In Johnson Controls, the Board reaffirmed the settled doctrine that if, within a reasonable time before an existing CBA expires, an employer receives evidence that the union has lost majority status, the employer may inform the union that (a) it will withdraw recognition when the contract expires and (b) it may refuse to bargain or suspend bargaining for a new CBA. Likewise, as before, assuming that it has grounds to do so, a union may still answer and oppose an employer’s anticipatory withdrawal with an unfair labor practice charge alleging that the employer initiated or unlawfully assisted a union-disaffection petition, that the petition failed to make the employees representational wishes sufficiently clear, or that the petition was tainted by serious unremedied unfair labor practices or that the number of valid signatures on the disaffection petition failed to establish a loss of majority status. Critically, however, the Board determined it would no longer consider, in an unfair labor practice case, whether a union has reacquired majority status as of the time that recognition was actually withdrawn. Instead, picking up on the D.C. Circuit’s suggestion in Scomas and recognizing that a union’s alleged reacquisition gives rise to a QCR, a union wishing to retain its representational rights could do so only by filing an election petition to determine whether a majority of unit employees wished the union to continue as their bargaining representative after the existing contract expires. Thus, aside from eliminating reacquired majority status as the proper basis for an unfair labor practice proceeding, the Board modified the “anticipatory withdrawal of recognition” doctrine in two respects:

First, it defined the “reasonable time” before contract expiration within which anticipatory withdrawal may be effected as no more than 90 days before a labor contract expires. This bright line change removes any uncertainty as to what constitutes the “reasonable” time before contract expiration within which employees may create a QCR and aligns the start of anticipatory withdrawal period with the usual start of the 30 day open period during which decertification and rival union petitions may be filed.

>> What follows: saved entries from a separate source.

# yuanhao-chen-nyoeghau/Wav2Vec2ForBrain

Measured on AMD Instinct MI355X. Metric: train steps/sec + CTC loss, b2p2t_gru+w2v bs=32 seq=1024, higher is better.
Workload: dtype bf16; 1 GPU; b2p2t_gru+w2v wav2vec2-base (12L/768), GRU H256x2 bidir, train mode, unfreeze=brain_encoder, Adam; global_batch=32, per_gpu_batch=32, seq_len=1024, parallelism=dp1

## Files before the change

### include/b2p_hip.h

```cpp
#ifndef B2P_HIP_H
#define B2P_HIP_H
#include <stdint.h>

#ifdef __cplusplus
extern "C" {
#endif

typedef void* b2p_stream_t;

const char* b2p_last_error(void);
int b2p_version(void);
int b2p_abi_sizes(int64_t* out3);
int b2p_timing_enable(int family, int max_events);
int b2p_timing_read(int family, float* total_ms, int* count, double* total_flops);

typedef struct {
  const void* ptr;
  int64_t ld;
  int64_t bs1, bs2;
  const int64_t* gather1;
  int32_t inner_is_k;
  int32_t conv;
  int32_t conv_T_out, conv_T_in, conv_stride, conv_pad, conv_Cg;
  int32_t dtype;
// ... 96 lines not shown
                      float* workspace, b2p_stream_t stream);
int b2p_layernorm_fwd16(const float* x, const float* gamma, const float* beta, float* y, uint16_t* y16,
                        float* mean, float* rstd, int64_t rows, int64_t cols, float eps,
                        float drop_p, uint64_t drop_seed, b2p_stream_t stream);
int b2p_layernorm_bwd16(const float* dy, const float* x, const float* gamma, const float* mean,
                        const float* rstd, float* dx, float* dgamma, float* dbeta, int64_t rows,
                        int64_t cols, const float* dx_accum, float drop_p, uint64_t drop_seed,
                        float* dx_dropped, float in_drop_p, uint64_t in_drop_seed, float* dbias_in,
                        uint16_t* d16, float* workspace, b2p_stream_t stream);
int b2p_layernorm_bwd_acc2(const float* dy, const float* x, const float* gamma, const float* mean,
                           const float* rstd, float* dx, float* dgamma, float* dbeta, int64_t rows,
                           int64_t cols, const float* dx_accum, const float* dx_accum2, float drop_p,
                           uint64_t drop_seed, float* dx_dropped, float in_drop_p, uint64_t in_drop_seed,
                           float* dbias_in, uint16_t* d16, float* workspace, b2p_stream_t stream);
int b2p_layernorm_fwd16_sel(const float* x, const float* gamma, const float* beta, float* y, uint16_t* y16,
                            float* mean, float* rstd, int64_t rows, int64_t cols, float eps, float drop_p,
                            uint64_t drop_seed, const int32_t* gate, const float* skip, const uint16_t* skip16,
                            b2p_stream_t stream);
int b2p_layernorm_fwd_x16_sel(const float* x, const float* gamma, const float* beta, float* y, uint16_t* y16,
                              int y16_fp16, uint16_t* y16b, float* mean, float* rstd, int64_t rows, int64_t cols,
                              float eps, const int32_t* gate, const float* skip, const uint16_t* skip16,
                              const uint16_t* skip16b, b2p_stream_t stream);
int b2p_layernorm_bwd_gated(const float* dy, const float* x, const float* gamma, const float* mean,
                            const float* rstd, float* dx, float* dgamma, float* dbeta, int64_t rows,
                            int64_t cols, const float* dx_accum, const float* dx_accum2, float drop_p,
                            uint64_t drop_seed, float* dx_dropped, float in_drop_p, uint64_t in_drop_seed,
                            float* dbias_in, uint16_t* d16, const int32_t* dy_gate, const int32_t* acc2_gate,
                            float* workspace, b2p_stream_t stream);
#define B2P_LNB_IN_DROP 1u
int b2p_layernorm_bwd_flags(const float* dy, const float* x, const float* gamma, const float* mean,
                            const float* rstd, float* dx, float* dgamma, float* dbeta, int64_t rows,
                            int64_t cols, const float* dx_accum, const float* dx_accum2, float drop_p,
                            uint64_t drop_seed, float* dx_dropped, float in_drop_p, uint64_t in_drop_seed,
                            float* dbias_in, uint16_t* d16, const int32_t* dy_gate, const int32_t* acc2_gate,
                            uint32_t flags, float* workspace, b2p_stream_t stream);

int b2p_cast_bf16(const float* x, uint16_t* y, int64_t n, b2p_stream_t stream);
int b2p_cast16_2d(const float* x, int64_t R, int64_t C, int64_t ldx, uint16_t* y, int64_t ldy, int fp16,
                  b2p_stream_t stream);
int b2p_transpose_bf16(const float* x, uint16_t* y, int64_t R, int64_t C, int64_t ldy, int64_t col0,
                       b2p_stream_t stream);

int b2p_softmax_fwd(const float* S, float* P, float* Pd, int64_t rows, int64_t n, int64_t ld,
                    float drop_p, uint64_t drop_seed, b2p_stream_t stream);
int b2p_softmax_bwd(const float* P, const float* dPd, float* dS, int64_t rows, int64_t n,
                    int64_t ld, float drop_p, uint64_t drop_seed, b2p_stream_t stream);

int b2p_act_fwd(const float* pre, float* out, int64_t n, int act, b2p_stream_t stream);
int b2p_act_bwd(const float* dy, const float* pre, float* dx, int64_t n, int act,
                b2p_stream_t stream);

int b2p_gauss_smooth(const float* x, const float* taps, int ntaps, float* y, int64_t B,
                     int64_t L, int64_t C, b2p_stream_t stream);
int b2p_unfold_col2im(const float* dA, const float* Z, float* dX, int64_t B, int64_t L,
                      int64_t C, int64_t T, int ktaps, int stride, b2p_stream_t stream);
int b2p_day_reduce(const float* per_sample, const int64_t* day_idx, int64_t B, int64_t ndays,
                   int64_t elems, float* out, b2p_stream_t stream);

int b2p_unfold16(const float* x, uint16_t* U, int64_t B, int64_t L, int64_t C, int64_t k,
                 int64_t stride, b2p_stream_t stream);
int b2p_unfold_weight16(const float* w0, const float* w1, int64_t G, int64_t C, int64_t k, int64_t stride,
                        uint16_t* wf, int fp16, uint16_t* wb, b2p_stream_t stream);
int b2p_pad_rows16(const float* src, uint16_t* dst, int64_t B, int64_t T, int64_t N, int64_t R, int64_t lead,
                   b2p_stream_t stream);
int b2p_cast16_tail(const float* x, uint16_t* y, int64_t n, int64_t n_total, int fp16, b2p_stream_t stream);
int b2p_gather_recs(const int64_t* recs, int nrec, b2p_stream_t stream);
int b2p_conv_weight_permute(const float* in, float* out, int64_t O, int64_t I, int64_t ntaps,
                            int inverse, b2p_stream_t stream);
int b2p_conv_weight_transpose_flip(const float* w, float* out, int64_t G, int64_t Og, int64_t I,
                                   int64_t ntaps, b2p_stream_t stream);

int b2p_ctc_greedy_wer(const float* logits, int64_t B, int64_t T, int64_t C, const int64_t* target, int64_t S,
                       int blank, int eos, int delim, int32_t* out_tokens, int32_t* out_ntok, int32_t* errs,
                       int32_t* nwords, b2p_stream_t stream);
int b2p_ctc_greedy_cer(const float* logits, int64_t B, int64_t T, int64_t C, const int64_t* target, int64_t S,
                       int blank, int eos, int delim, const uint8_t* tok_chars, const int32_t* tok_len,
                       int32_t* char_errs, int32_t* nchars, b2p_stream_t stream);
int64_t b2p_ctc_beam_workspace(int64_t B, int64_t T, int64_t beam);
int b2p_ctc_prefix_beam(const float* logits, int64_t B, int64_t T, int64_t C, const int32_t* lens, int64_t beam,
                        int blank, float token_min_logp, float beam_prune_logp, int32_t* workspace,
                        int32_t* out_tokens, int32_t* out_len, float* out_score, b2p_stream_t stream);
typedef struct {
  const uint64_t* trie_keys;
  const int32_t* trie_child;
  const int32_t* node_word;
  const uint64_t* ng_keys;
  const float* ng_vals;
  int64_t trie_capacity, ng_capacity;
  uint64_t trie_seed, ng_seed;
  int32_t order, unk_id, bos_id, eos_id;
  float beta;
  int32_t reserved;
} b2p_ngram_lm;
int64_t b2p_ctc_beam_lm_workspace(int64_t B, int64_t T, int64_t beam);
int b2p_ctc_prefix_beam_lm(const float* logits, int64_t B, int64_t T, int64_t C, const int32_t* lens, int64_t beam,
                           int blank, int delim, float token_min_logp, float beam_prune_logp,
                           const b2p_ngram_lm* lm, float unk_score_offset, float unk_score_scaled,
                           int score_boundary, int32_t* workspace, int32_t* out_tokens, int32_t* out_len,
                           float* out_ctc_logp, float* out_score, b2p_stream_t stream);

int b2p_posconv16_fwd(const float* e, const uint16_t* w16, const float* bias, float* xsum, float* pre,
                      uint16_t* e16, int64_t B, int64_t T, int64_t D, int64_t groups, b2p_stream_t stream);
int b2p_posconv16_bwd_data(const float* dxsum, const float* pre, const uint16_t* wt16, float* de, uint16_t* dpre16,
                           float* colpart, int64_t B, int64_t T, int64_t D, int64_t groups, b2p_stream_t stream);
int b2p_posconv16_wgrad(const uint16_t* dpre16, const uint16_t* e16, float* dwp, int64_t B, int64_t T, int64_t D,
                        int64_t groups, b2p_stream_t stream);
// ... 189 lines not shown
```

### wav2vec2forbrain_amd/_lib.py

```python
from __future__ import annotations

import ctypes
import os

import torch

_HERE = os.path.dirname(os.path.abspath(__file__))
LIB_PATH = os.environ.get("B2P_LIB_PATH") or os.path.join(_HERE, "libb2p_hip.so")

c_i64 = ctypes.c_int64
c_i32 = ctypes.c_int32
c_f32 = ctypes.c_float
c_f64 = ctypes.c_double
c_u64 = ctypes.c_uint64
c_u32 = ctypes.c_uint32
c_p = ctypes.c_void_p
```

And second, it provides that if an incumbent union wishes to re-establish its majority status following an anticipatory withdrawal of recognition and avoid actual withdrawal, it must file an election petition within 45 days from the date the employer announces its anticipatory withdrawal. If no post-anticipatory withdrawal election petition is timely filed (and assuming that the disaffection proof received by an employer is untainted and legally sufficient to rebut the union’s presumptive majority status), the employer may rely on that disaffection evidence and terminate its relationship with the union at the end of the CBA.

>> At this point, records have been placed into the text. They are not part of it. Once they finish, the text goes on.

diff --git a/bts_amd/csrc/conv_mfma.hip b/bts_amd/csrc/conv_mfma.hip
--- a/bts_amd/csrc/conv_mfma.hip
+++ b/bts_amd/csrc/conv_mfma.hip
@@ -16,13 +16,15 @@
     int tapskip;
     int k1x1;
     int halo_dil;
+    int wino_mixed;
 };
 inline long env_long(const char* name, long dflt) { const char* v = getenv(name); return v ? atol(v) : dflt; }
 const ConvKnobs& knobs() {
     static const ConvKnobs k = {(int)env_long("BTS_CONV_PRECISION", -1),
                                 (int)(env_long("BTS_CONV_FILL_FRAMES", 8) > 0 ? env_long("BTS_CONV_FILL_FRAMES", 8) : 8),
                                 (int)env_long("BTS_CONV_WINO", 1), (int)env_long("BTS_CONV_TAPSKIP", 1),
-                                (int)env_long("BTS_CONV_1X1", 1), (int)env_long("BTS_CONV_HALO_DIL", 1)};
+                                (int)env_long("BTS_CONV_1X1", 1), (int)env_long("BTS_CONV_HALO_DIL", 1),
+                                (int)env_long("BTS_CONV_WINO_MIXED", 1)};
     return k;
 }
 
@@ -71,6 +73,7 @@
     const float* w_wino;
     const void* w_split;
     int stagger;
+    int wino_mixed;
 };
 
 __host__ __device__ inline unsigned long long tile_tapmask(int H, int W, int Hs, int Ws, int ksize, int dil, int pad_y, int pad_x,
@@ -1003,6 +1006,19 @@
     return rc;
 }
 
+extern "C" int bts_conv_wino_tiles(int h, int w, int tiling, int* tiles, int cap) {
+    if (h <= 0 || w <= 0 || tiling < -1 || tiling > 1 || cap < 0 || (tiles == nullptr && cap > 0)) return BTS_ERR_INVALID;
+    if ((long)((h + 7) / 8) * ((w + 15) / 16) > 0x7fffffffL) return BTS_ERR_UNSUPPORTED;
+    const bool mixed = tiling < 0 ? knobs().wino_mixed != 0 : tiling == 1;
+    const int n = wino_plan_tile(h, w, mixed, 0, nullptr);
+    for (int t = 0; t < n && t < cap; ++t) {
+        WinoTile tl;
+        wino_plan_tile(h, w, mixed, t, &tl);
+        tiles[5 * t] = tl.shape; tiles[5 * t + 1] = tl.wy; tiles[5 * t + 2] = tl.wx; tiles[5 * t + 3] = tl.wy_end; tiles[5 * t + 4] = tl.wx_end;
+    }
+    return n;
+}
+
 extern "C" int bts_upconv_up9_plan(int h, int w, int c_in, int c_out, int precision, int fill_frames, int* bm, int* bn,
                                    long* workgroups) {
     int ff, prec;
diff --git a/bts_amd/csrc/conv_wino.inc b/bts_amd/csrc/conv_wino.inc
--- a/bts_amd/csrc/conv_wino.inc
+++ b/bts_amd/csrc/conv_wino.inc
@@ -1,24 +1,54 @@
 constexpr int WINO_PLD = 36;
-constexpr int WINO_PPIX = 10 * 18;
+constexpr int wino_ppix(bool big) { return big ? 6 * 34 : 10 * 18; }
+
+enum { WINO_SHAPE_4x8 = 0, WINO_SHAPE_8x4 = 1, WINO_SHAPE_2x16 = 2 };
+__host__ __device__ __forceinline__ int wino_shape_log2tx(int sh) { return sh == WINO_SHAPE_4x8 ? 3 : (sh == WINO_SHAPE_8x4 ? 2 : 4); }
+__host__ __device__ __forceinline__ int wino_shape_pw(int sh) { return (2 << wino_shape_log2tx(sh)) + 2; }
+
+struct WinoTile { int shape, wy, wx, wy_end, wx_end; };
+__host__ __device__ __forceinline__ int wino_plan_tile(int H, int W, bool mixed, int t, WinoTile* tile) {
+    const int R = (H + 1) / 2, C = (W + 1) / 2;
+    const int u_stride = (C + 7) / 8, u_tiles = ((R + 3) / 4) * u_stride;
+    const int mr = R / 4 * 4, mc = C / 8 * 8, sr = R - mr, sc = C - mc;
+    const int cnt0 = (mr / 4) * (mc / 8);
+    const int cnt1 = sc == 0 ? 0 : (sc <= 4 ? (R + 7) / 8 : (R + 3) / 4);
+    const int cnt2 = sr == 0 ? 0 : (sr <= 2 ? (mc + 15) / 16 : mc / 8);
+    const bool m = mixed && cnt0 + cnt1 + cnt2 < u_tiles;
+    if (tile != nullptr) {
+        if (!m || t < cnt0) {
+            const int st = m ? mc / 8 : u_stride;
+            const int ry = t / st, rx = t - ry * st;
+            *tile = WinoTile{WINO_SHAPE_4x8, 4 * ry, 8 * rx, m ? mr : R, m ? mc : C};
+        } else if (t < cnt0 + cnt1) {
+            const bool narrow = sc <= 4;
+            *tile = WinoTile{narrow ? WINO_SHAPE_8x4 : WINO_SHAPE_4x8, (t - cnt0) * (narrow ? 8 : 4), mc, R, C};
+        } else {
+            const bool low = sr <= 2;
+            *tile = WinoTile{low ? WINO_SHAPE_2x16 : WINO_SHAPE_4x8, mr, (t - cnt0 - cnt1) * (low ? 16 : 8), R, mc};
+        }
+    }
+    return m ? cnt0 + cnt1 + cnt2 : u_tiles;
+}
 
 __device__ __forceinline__ int wino_v_off(int row, int chunk16) { return row * 128 + (((chunk16 ^ (row >> 1)) & 7) << 4); }
 
-template <int BN, bool TAIL = false>
+template <int BN, bool TAIL = false, bool BIG = false>
 constexpr int wino_lds_bytes() {
+    constexpr int WINO_PPIX = wino_ppix(BIG);
     constexpr int v = 2 * 16 * 32 * 128 + WINO_PPIX * WINO_PLD * 4;
     constexpr int m = 16 * 32 * 68 * 4 + (TAIL ? WINO_PPIX * 16 + 9 * BN * 16 : 0);
     return v > m ? v : m;
 }
 
-template <int BN, bool TAIL = false>
+template <int BN, bool TAIL = false, bool BIG = false>
 __global__ __launch_bounds__(512, 2) void conv_wino_kernel(const ConvArgs a) {
+    constexpr int WINO_PPIX = wino_ppix(BIG);
     constexpr bool MF16 = BN == 48;
     constexpr int NTL = MF16 ? 3 : BN / 32;
     constexpr int NGRP = MF16 ? 4 : 8;
-    constexpr int TY = 4, TX = 8;
     constexpr int V_BUF = 16 * 32 * 128;
-    constexpr int PW = 18;
     constexpr int RPP = 64, PA = (WINO_PPIX + RPP - 1) / RPP;
+    constexpr int PA_SMALL = (180 + RPP - 1) / RPP;
     typedef float acc_t __attribute__((ext_vector_type(16)));
     typedef float f32x2 __attribute__((ext_vector_type(2)));
     extern __shared__ __attribute__((aligned(16))) char smem_raw[];
@@ -30,33 +60,45 @@
     const int li = lane & 31, lh = lane >> 5;
     const int c_main = TAIL ? a.c_in_ld - 4 : a.c_in_ld;
     const int nchunks = c_main / BK;
-    const int n_tx = (a.W + 2 * TX - 1) / (2 * TX), n_ty = (a.H + 2 * TY - 1) / (2 * TY);
     const int ntiles = a.tiles_per_class;
+    const int tau = tid >> 4, cp = tid & 15;
 
     const int lrow = tid >> 3, lk = (tid & 7) * 4;
     unsigned abase[PA];
     [[maybe_unused]] unsigned pbase[TAIL ? PA : 1];
     unsigned inimg = 0, inpatch = 0;
-    int n0 = 0, bfr = 0, y0 = 0, x0 = 0;
+    int n0 = 0, bfr = 0, y0 = 0, x0 = 0, sh = 0;
+    int yend = 0, xend = 0;
+    const float* pwin = Ps;
+    int prow = 0;
     auto decode = [&](int bid) {
         const int swz = xcd_swizzle(bid, ntiles);
         const int mt_idx = swz / a.n_ntiles, nt_idx = swz - mt_idx * a.n_ntiles;
         n0 = nt_idx * BN;
-        bfr = mt_idx / (n_tx * n_ty);
-        const int trem = mt_idx - bfr * (n_tx * n_ty);
-        const int tyi = trem / n_tx;
-        y0 = tyi * 2 * TY; x0 = (trem - tyi * n_tx) * 2 * TX;
+        const int ftiles = wino_plan_tile(a.H, a.W, a.wino_mixed != 0, 0, nullptr);
+        bfr = mt_idx / ftiles;
+        WinoTile tl;
+        wino_plan_tile(a.H, a.W, a.wino_mixed != 0, mt_idx - bfr * ftiles, &tl);
+        sh = tl.shape;
+        y0 = 2 * tl.wy; x0 = 2 * tl.wx;
+        yend = min(2 * tl.wy_end, a.H); xend = min(2 * tl.wx_end, a.W);
+        const int l = wino_shape_log2tx(sh), pw = wino_shape_pw(sh);
+        const int npix = BIG && sh == WINO_SHAPE_2x16 ? 6 * 34 : 10 * 18;
+        const int pw_magic = sh == WINO_SHAPE_4x8 ? 3641 : (sh == WINO_SHAPE_8x4 ? 6554 : 1928);
+        pwin = Ps + ((2 * (tau >> l)) * pw + 2 * (tau & ((1 << l) - 1))) * WINO_PLD + 2 * cp;
+        prow = pw * WINO_PLD;
         inimg = 0; inpatch = 0;
 #pragma unroll
         for (int p = 0; p < PA; ++p) {
             const int pix = p * RPP + lrow;
-            const int pyy = pix / PW, pxx = pix - pyy * PW;
+            const int pyy = (pix * pw_magic) >> 16, pxx = pix - pyy * pw;
             const int gy = y0 - 1 + pyy, gx = x0 - 1 + pxx;
-            const bool inp = pix < WINO_PPIX;
+            const bool inp = pix < npix;
             const bool ok = inp && (unsigned)gy < (unsigned)a.H && (unsigned)gx < (unsigned)a.W;
             const int yc = min(max(gy, 0), a.H - 1), xc = min(max(gx, 0), a.W - 1);
             if constexpr (TAIL) pbase[p] = (unsigned)bfr * (unsigned)(a.H * a.W) + (unsigned)(yc * a.W + xc);
             abase[p] = ((unsigned)bfr * (unsigned)(a.H * a.W) + (unsigned)(yc * a.W + xc)) * (unsigned)a.x_pix_stride + (unsigned)lk;
+            if (p >= PA_SMALL && !inp) abase[p] = abase[0];
             inimg |= (ok ? 1u : 0u) << p;
             inpatch |= (inp ? 1u : 0u) << p;
         }
@@ -88,16 +130,13 @@
             if ((inpatch >> p) & 1u) *reinterpret_cast<f32x4*>(Ps + (p * RPP + lrow) * WINO_PLD + lk) = v;
         }
     };
-    const int tau = tid >> 4, cp = tid & 15;
-    const int ty = tau >> 3, tx = tau & 7;
-    const float* const pwin = Ps + ((2 * ty) * PW + 2 * tx) * WINO_PLD + 2 * cp;
     const int v_wr = wino_v_off(tau, cp >> 1) + (cp & 1) * 8;
     auto transform_store = [&](char* vbuf) {
         f32x2 d[16];
 #pragma unroll
         for (int r = 0; r < 4; ++r)
 #pragma unroll
-            for (int c = 0; c < 4; ++c) d[4 * r + c] = *reinterpret_cast<const f32x2*>(pwin + (r * PW + c) * WINO_PLD);
+            for (int c = 0; c < 4; ++c) d[4 * r + c] = *reinterpret_cast<const f32x2*>(pwin + r * prow + c * WINO_PLD);
         f32x2 t[16];
 #pragma unroll
         for (int c = 0; c < 4; ++c) {
@@ -202,7 +241,7 @@
     [[maybe_unused]] float* const Ts = reinterpret_cast<float*>(smem_raw + 16 * 32 * M_LD * 4);
     [[maybe_unused]] f32x4* const Wt = reinterpret_cast<f32x4*>(smem_raw + 16 * 32 * M_LD * 4 + WINO_PPIX * 16);
     if constexpr (TAIL) {
-        static_assert(wino_lds_bytes<BN, true>() <= 160 * 1024, "tail patch and weights fit behind the exchange buffer");
+        static_assert(wino_lds_bytes<BN, true, BIG>() <= 160 * 1024, "tail patch and weights fit behind the exchange buffer");
         for (int i = tid; i < 9 * BN; i += 512) {
             const int tap = i / BN, ch = i - tap * BN;
             Wt[i] = *reinterpret_cast<const f32x4*>(a.w + ((size_t)(n0 + ch) * a.k_pad + tap * a.c_in_ld + c_main));
@@ -217,7 +256,9 @@
             }
         }
     }
-    const int cy0 = y0, cx0 = x0, cbfr = bfr, cn0 = n0;
+    const int cy0 = y0, cx0 = x0, cbfr = bfr, cn0 = n0, cyend = yend, cxend = xend;
+    const int cl = wino_shape_log2tx(sh), cpw = wino_shape_pw(sh);
+    const int ty = tau >> cl, tx = tau & ((1 << cl) - 1);
     const int nbid = bid + (int)gridDim.x;
     const bool have_next = nbid < ntiles;
     constexpr bool EARLY = BN <= 64;
@@ -267,12 +308,13 @@
 #pragma unroll
                 for (int o = 0; o < 4; ++o) tacc[o] = f32x4{0.f, 0.f, 0.f, 0.f};
                 const f32x4* const wt = Wt + (p * 64 + 4 * cq);
+                const float* const tsw = Ts + ((2 * ty) * cpw + 2 * tx) * 4;
                 if (a.n_tail == 1) {
                     float tvx[16];
 #pragma unroll
                     for (int r = 0; r < 4; ++r)
 #pragma unroll
-                        for (int c = 0; c < 4; ++c) tvx[4 * r + c] = Ts[((2 * ty + r) * PW + 2 * tx + c) * 4];
+                        for (int c = 0; c < 4; ++c) tvx[4 * r + c] = tsw[(r * cpw + c) * 4];
 #pragma unroll
                     for (int tap = 0; tap < 9; ++tap) {
                         float wk[4];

Johnson Controls is good news for workers and their employers because it levels the playing field that exists among disaffected workers, their employer and a union, “de-games” and “de-risks” the anticipatory withdrawal process, thereby safeguarding workers’ rights.

Even though employers on the receiving end of proof that a majority of its workers no longer wish to be represented by their union may refuse to bargain further with that union and announce an intention to pull its recognition of the union at the current contract’s end without incurring liability when it later actually withdraws recognition at the CBA’s end, that proof of majority loss must still be clear and unequivocal and legally sufficient to establish a union’s loss of majority status. Moreover, that proof must be free of unlawful taint (e.g., supervisors encouraging employees to decertify).

Even though Johnson Controls is welcome news, anticipatory withdrawal is not a “one size fits all” approach to de-unionization. Indeed, de-unionization may not be right for all workplaces. Whether, when and how an employer avails itself of anticipatory withdrawal is a critical strategic decision that needs to be carefully thought through with an eye towards the parties’ bargaining posture and a possible election. Therefore, it should be discussed with experienced labor counsel before it is used.

DISCLAIMER: Because of the generality of this update, the information provided herein may not be applicable in all situations and should not be acted upon without specific legal advice based on particular situations.